DB_PASSWORD = "<password_for_couchbase_cluster>"
DB_BUCKET = "<name_of_bucket_to_store_documents>"
DB_SCOPE = "<name_of_scope_to_store_documents>"
DB_COLLECTION = "<name_of_collection_to_store_documents>"
INDEX_NAME = "<name_of_fts_index_with_vector_support>"
AUTH_ENABLED = "False"
LOGIN_PASSWORD = "<password_to_access_the_streamlit_app>"
# Required for streamlit cloud as downloads are restricted to default locations
NLTK_DATA = "/tmp/nltk-corpora"
TIKTOKEN_CACHE_DIR = "/tmp/tiktoken-cache"

For GSI Vector Search (GSI/chat_with_pdf_query.py):

OPENAI_API_KEY = "<open_ai_api_key>"
DB_CONN_STR = "<connection_string_for_couchbase_cluster>"
DB_USERNAME = "<username_for_couchbase_cluster>"
DB_PASSWORD = "<password_for_couchbase_cluster>"
DB_BUCKET = "<name_of_bucket_to_store_documents>"
DB_SCOPE = "<name_of_scope_to_store_documents>"
DB_COLLECTION = "<name_of_collection_to_store_documents>"
AUTH_ENABLED = "False"
LOGIN_PASSWORD = "<password_to_access_the_streamlit_app>"
# Required for streamlit cloud as downloads are restricted to default locations
NLTK_DATA = "/tmp/nltk-corpora"
TIKTOKEN_CACHE_DIR = "/tmp/tiktoken-cache"

Note: GSI approach does not require the INDEX_NAME parameter.

The last two parameters are required only if you are deploying on the streamlit cloud.

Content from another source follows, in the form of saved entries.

# AER-RC/monoRTM

Hardware: AMD Instinct MI355X
Metric: (wavenumber x layer x line) optical-depth evals/sec (higher is better)
Workload: dtype f64; 1 GPU; c4: configs[3] whole: 1024 synthetic sonde profiles x 64 layers x 50 channels x 500 lines, f64, profile-sharded over 1 GPU(s): 1024 profiles on this rank; layers=64, wavenumbers=50, lines=500, nmol=7, launch=3 stream launches, parallelism=profile-sharded x1

## Files before the change

monortm_amd/_build.py:

```python
from __future__ import annotations

import os
import shutil
import subprocess

PKG = os.path.dirname(os.path.abspath(__file__))
ROOT = os.path.dirname(PKG)
CSRC = os.path.join(PKG, "csrc")
FSRC = os.path.join(PKG, "fortran")
LIBDIR = os.path.join(PKG, "lib")
LIB = os.path.join(LIBDIR, "libmonortm_hip.so")

HIPCC = os.environ.get("HIPCC", "/opt/rocm/bin/hipcc")
FC = os.environ.get("MONORTM_FC", "/opt/rocm/bin/amdflang")
HIP_SOURCES = ["api.hip", "lines_kernel.hip", "lines_ms_kernel.hip", "far_kernel.hip", "continuum_kernel.hip", "xsec_kernel.hip", "xsec_jac_kernel.hip", "rtm_kernel.hip", "rtm_scan_kernel.hip", "jacobian_kernel.hip", "rtm_scan_jac_kernel.hip", "rtm_obs_jac_kernel.hip", "rtm_obs_kernel.hip", "oe_kernel.hip", "line_table.cpp"]
HIP_DEPS = HIP_SOURCES + ["device_common.hpp", "lineshape.hpp", "cloud_tkc.hpp", "obs_exchange.hpp", "rtm_tile.hpp", "modm_plan.hpp", "ms_reach.hpp", "lines_device.hpp", "xsec_walk.hpp", "lines_asm.hpp", "lines_ms_asm.hpp", "line_table.hpp", "tables/monortm_tables.h",
                           "../../include/monortm_hip.h"]
HIP_FLAGS = ["--offload-arch=gfx950", "-O3", "-std=c++17", "-fPIC", "-shared", "-Wno-unused-value", "-Wno-pass-failed",
             "-Wno-unused-const-variable"]


_NO_LICM = ["-mllvm", "-disable-machine-licm"]
HIP_FILE_FLAGS = {"lines_ms_kernel.hip": _NO_LICM, "lines_kernel.hip": _NO_LICM, "continuum_kernel.hip": _NO_LICM, "rtm_obs_kernel.hip": _NO_LICM}


def _check_flags(flags: list[str]) -> None:
    extra = os.environ.get("MONORTM_EXTRA_HIPFLAGS", "").split()
    bad = [f for f in flags + extra if f.startswith(("-DFAR_ABL_", "-DMONORTM_ABLATE_", "-DMONORTM_NO_", "-DLINES_TIMING", "-DLINES_CLASS_STATS",
                                                     "-DMW_TIMING"))]
    if bad and os.environ.get("MONORTM_EXPERIMENT") != "1":
        raise RuntimeError(f"experiment switches in the build flags {bad}: set MONORTM_EXPERIMENT=1 (and use tools/build_variant.sh)")
# ... 82 lines not shown
```

monortm_amd/csrc/api.hip:

```cpp
#include <algorithm>
#include <atomic>
#include <chrono>
#include <cmath>
#include <cstdlib>
#include <cstdio>
#include <cstring>
#include <dlfcn.h>
#include <functional>
#include <initializer_list>
#include <string>
#include <vector>

#include "device_common.hpp"
#include "line_table.hpp"
#include "modm_plan.hpp"
#include "lineshape.hpp"
#include "tables/monortm_tables.h"

namespace {
using namespace monortm_dev;

thread_local std::string g_init_error;

struct Ctx {
    int device = 0;
    int cus = 256;
    size_t phys_cap = 2ull << 30, far_cap = 1ull << 30;
    std::vector<Ctx *> shards;
    struct Opt : ModmPlanOpt {
        int ms_ablate = 0;
        int ms_prepare = MS_PREPARE_FUSED;
        int ms_plan = 1;
        double jac_dt = MONORTM_JAC_DT, jac_dlnw = MONORTM_JAC_DLNW;
    } opt;
    void *comm = nullptr;
    int comm_rank = 0, comm_world = 1;
    bool has_lines = false;
    int real_kind = 8;
    std::string err;
    monortm::LineTable host;
    DevLines lines{};
    DevTables tables{};
    std::vector<void *> owned;
    int *errflag = nullptr;
    void *partial = nullptr;
    monortm_dev::MwCache mw_cache;
    void *phys = nullptr;
// ... 38 lines not shown
        const double *wpath = nullptr, *mw = nullptr;
        std::vector<int> shard;
    };
    static constexpr int kMaxObs = 16;
    Obs obs[kMaxObs];
    hipStream_t hs = nullptr;
    int *errflag_host = nullptr;
    struct {
        const void *dev = nullptr, *host = nullptr;
        size_t bytes = 0;
        int nprof = 0, nwn = 0, nlay_max = 0;
    } lastO;
    long long o_reused = 0;
    long long o_reused_scan = 0;
    long long finish_launches[6] = {0, 0, 0, 0, 0, 0};
    long long far_launches[4] = {0, 0, 0, 0};
    bool host_timing = false;
    double ht[3][4] = {{0, 0, 0, 0}, {0, 0, 0, 0}, {0, 0, 0, 0}};
    long long ht_calls[3] = {0, 0, 0};
    size_t partial_elems = 0;
    int profiling = 0;
    int prof_stride = 1;
    long long prof_calls[3] = {0, 0, 0};
    struct Ev {
        hipEvent_t a, b;
        int k;
    };
    std::vector<Ev> events;
    std::vector<hipEvent_t> event_pool;
    double tot_ms[3] = {0, 0, 0};
// ... 27 lines not shown
                           static_cast<const uint4 *>(src2), static_cast<uint4 *>(dst2), bytes2 / 16, flag_src, flag_dst);
        return hipGetLastError();
    }
    hipError_t e = hipMemcpyAsync(dst, src, bytes, kind, s);
    if (e == hipSuccess && flag_dst) e = hipMemcpyAsync(flag_dst, flag_src, sizeof(int), hipMemcpyDeviceToHost, s);
    if (e == hipSuccess && bytes2) e = hipMemcpyAsync(dst2, src2, bytes2, hipMemcpyDefault, s);
    return e;
}
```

Approach 1: FTS-Based Vector Search

Prerequisites

Couchbase Server 7.6+ or Couchbase Capella

FTS Index Creation

The application automatically creates the FTS index when it starts up using the create_fts_index() function. The index is created with the following configuration:

Index Name: Specified by the INDEX_NAME environment variable
Vector field: embedding with 1536 dimensions
Text field: text (indexed and stored)
Similarity metric: dot_product
Vector optimization: Optimized for recall

The index definition uses dynamic type mapping based on your scope and collection names (e.g., {scope_name}.{collection_name}).

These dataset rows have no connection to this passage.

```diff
diff --git a/bowtie2_amd/csrc/bt2g_align_kernel.hip b/bowtie2_amd/csrc/bt2g_align_kernel.hip
--- a/bowtie2_amd/csrc/bt2g_align_kernel.hip
+++ b/bowtie2_amd/csrc/bt2g_align_kernel.hip
@@ -85,6 +85,23 @@
 	u16x2 HP[RP];
 #pragma unroll
 	for (int k = 0; k < RP; k++) HP[k] = p_splat(0);
+	constexpr uint32_t RBS = RP == 1 ? 3u : RP == 2 ? 2u : RP == 4 ? 1u : 0u, RB = 1u << RBS;
+	uint32_t blk[4] = {0u, 0u, 0u, 0u};
+	auto blk_push = [&](const uint32_t* cb) {
+		if constexpr (RP == 1) {
+			blk[0] = shift_in(blk[0], blk[1]); blk[1] = shift_in(blk[1], blk[2]); blk[2] = shift_in(blk[2], blk[3]);
+			blk[3] = __builtin_amdgcn_perm(cb[0], blk[3], 0x06040302u);
+		} else if constexpr (RP == 2) {
+			blk[0] = blk[1]; blk[1] = blk[2]; blk[2] = blk[3]; blk[3] = __builtin_amdgcn_perm(cb[1], cb[0], 0x06040200u);
+		} else if constexpr (RP == 4) {
+			blk[0] = blk[2]; blk[1] = blk[3]; blk[2] = __builtin_amdgcn_perm(cb[1], cb[0], 0x06040200u); blk[3] = __builtin_amdgcn_perm(cb[3], cb[2], 0x06040200u);
+		}
+	};
+	auto blk_store = [&](uint32_t b) {
+		typedef uint32_t u32x4 __attribute__((ext_vector_type(4)));
+		u32x4 v; v.x = blk[0]; v.y = blk[1]; v.z = blk[2]; v.w = blk[3];
+		*reinterpret_cast<BT2_G u32x4*>((BT2_G uint8_t*)pm + ((uint64_t)b << 10) + ((uint32_t)lane << 4)) = v;
+	};
 	for (uint32_t c0 = 0; c0 < rows; c0 += 64) {
 		uint32_t tab = 0;
 		{
@@ -150,6 +167,7 @@
 				const u16x2 rdeP = p_splat(rdgape);
 				const uint32_t nogap = bar ? (uint32_t)(PB_HE | PB_HF) * 0x10001u : 0u;
 				BT2_G uint8_t* rowp = (BT2_G uint8_t*)pm + (uint64_t)i * W + (uint32_t)dd0;
+				uint32_t cb[RP];
 #pragma unroll
 				for (int k = 0; k < RP; k++) {
 					const u16x2 hlP = p_from(shift_in(k > 0 ? p_bits(HP[k > 0 ? k - 1 : 0]) : prvH, p_bits(HP[k])));
@@ -163,7 +181,12 @@
 					n = pk::shl1_or(n, p_bits(p_ne(h, e)));
 					n = pk::shl1_or(n, p_bits(p_ne(h + penP[k], Hp[k])));
 					const uint32_t c = (n | nogap) ^ k7f;
-					*reinterpret_cast<BT2_G uint16_t*>(rowp + 2 * k) = (uint16_t)__builtin_amdgcn_perm(0u, c, 0x0c0c0200u);
+					cb[k] = c;
+					if (RB == 1u) *reinterpret_cast<BT2_G uint16_t*>(rowp + 2 * k) = (uint16_t)__builtin_amdgcn_perm(0u, c, 0x0c0c0200u);
+				}
+				if (RB > 1u) {
+					blk_push(cb);
+					if ((ii & (RB - 1u)) == RB - 1u) blk_store(i >> RBS);
 				}
 			}
 #pragma unroll
@@ -180,6 +203,13 @@
 #pragma unroll
 				for (int k = 0; k < RP; k++) refS[k] = shift_in(refS[k], k + 1 < RP ? refS[k + 1 < RP ? k + 1 : 0] : newel);
 			}
+		}
+		if (PRED && RB > 1u && (nrow & (RB - 1u)) != 0u) {
+			uint32_t zero[RP];
+#pragma unroll
+			for (int k = 0; k < RP; k++) zero[k] = 0u;
+			for (uint32_t r = nrow & (RB - 1u); r < RB; r++) blk_push(zero);
+			blk_store((c0 + nrow - 1u) >> RBS);
 		}
 	}
 	int best = 0;
@@ -845,12 +875,12 @@
 		if (uni(g_st.rt_cur)) {
 			if (ok) {
 				const uint32_t r = row - dr, bit = r * band_w + dd;
-				p = gld(reinterpret_cast<const uint8_t*>(dp.mat) + (uint64_t)r * band_w + dd);
+				p = gld(reinterpret_cast<const uint8_t*>(dp.mat) + pred_band_at(band_w, r, dd));
 				m = (dev_rt()[bit >> 5] >> (bit & 31u)) & 1u;
 			}
 		} else if (ok) {
 			const uint64_t idx = pred_at(band_lo, band_w, row - dr, col - dc);
-			p = gld(reinterpret_cast<const uint8_t*>(dp.mat) + idx);
+			p = gld(reinterpret_cast<const uint8_t*>(dp.mat) + (band_w ? pred_band_at(band_w, row - dr, dd) : idx));
 			const uint32_t w = gld(dp.pmask + idx);
 			m = (w >> kEpochShift) == epoch ? (w & 1u) : 0u;
 		}
@@ -869,7 +899,7 @@
 			const uint32_t dd = (uint32_t)((int32_t)c - (int32_t)r + band_lo);
 			const bool ok = flag && (int32_t)r >= 0 && (int32_t)c >= 0 && dd < band_w;
 			const uint32_t bit = r * band_w + dd;
-			pb[i] = ok ? (uint32_t)gld(pm + (uint64_t)r * band_w + dd) : 0u;
+			pb[i] = ok ? (uint32_t)gld(pm + pred_band_at(band_w, r, dd)) : 0u;
 			if (chip) mw[i] = ok ? (dev_rt()[bit >> 5] >> (bit & 31u)) & 1u : 0u;
 			else { const uint32_t w = ok ? gld(dp.pmask + (uint64_t)r * band_w + dd) : 0u; mw[i] = (w >> kEpochShift) == epoch ? (w & 1u) : 0u; }
 		}
@@ -1718,7 +1748,7 @@
 			if (has_mat) {
 				BT2_G uint8_t* pm = body + (uint64_t)c4 * 2;
 				const BT2_G uint8_t* src = (const BT2_G uint8_t*)dp.mat;
-				for (uint64_t k = lane; k < (uint64_t)rows * band_w; k += 64) pm[k] = src[k];
+				for (uint64_t k = lane; k < (uint64_t)rows * band_w; k += 64) pm[k] = src[pred_band_at(band_w, (uint32_t)(k / band_w), (uint32_t)(k % band_w))];
 			}
 		} else if (pr.kind == BT2G_DP_LOCAL) {
 			const uint32_t RB = dp_RB(rows);
@@ -1757,7 +1787,7 @@
 	if (cols > max_cols + 4) cols = max_cols + 4;
 	const uint32_t lanes = (rows + R - 1) / R;
 	mat_bytes = (((uint64_t)cols + lanes) * R * 64 * 8 + 255) & ~(uint64_t)255;
-	const uint64_t pred_bytes = (pred_cells(rows, cols) + 255) & ~(uint64_t)255;
+	const uint64_t pred_bytes = (pred_band_cells(rows, cols) + 255) & ~(uint64_t)255;
 	if (pred_bytes > mat_bytes) mat_bytes = pred_bytes;
 	mask_bytes = ((uint64_t)rows * cols * 2 + 255) & ~(uint64_t)255;
 #ifdef BT2G_KCLASS_W5
```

If you prefer to create the index manually through the Couchbase UI, you can do so:

Couchbase Capella
- Import the index.json file in FTS fodler in Capella using the instructions in the above documentation.

Run the FTS application

streamlit run FTS/chat_with_pdf_search.py

Approach 2: GSI-Based Vector Search

Prerequisites

Couchbase Server 8.0+ or Couchbase Capella

This approach uses CouchbaseQueryVectorStore which leverages Global Secondary Index (GSI) for vector search. The vector search is performed using SQL++ queries with cosine similarity distance metric.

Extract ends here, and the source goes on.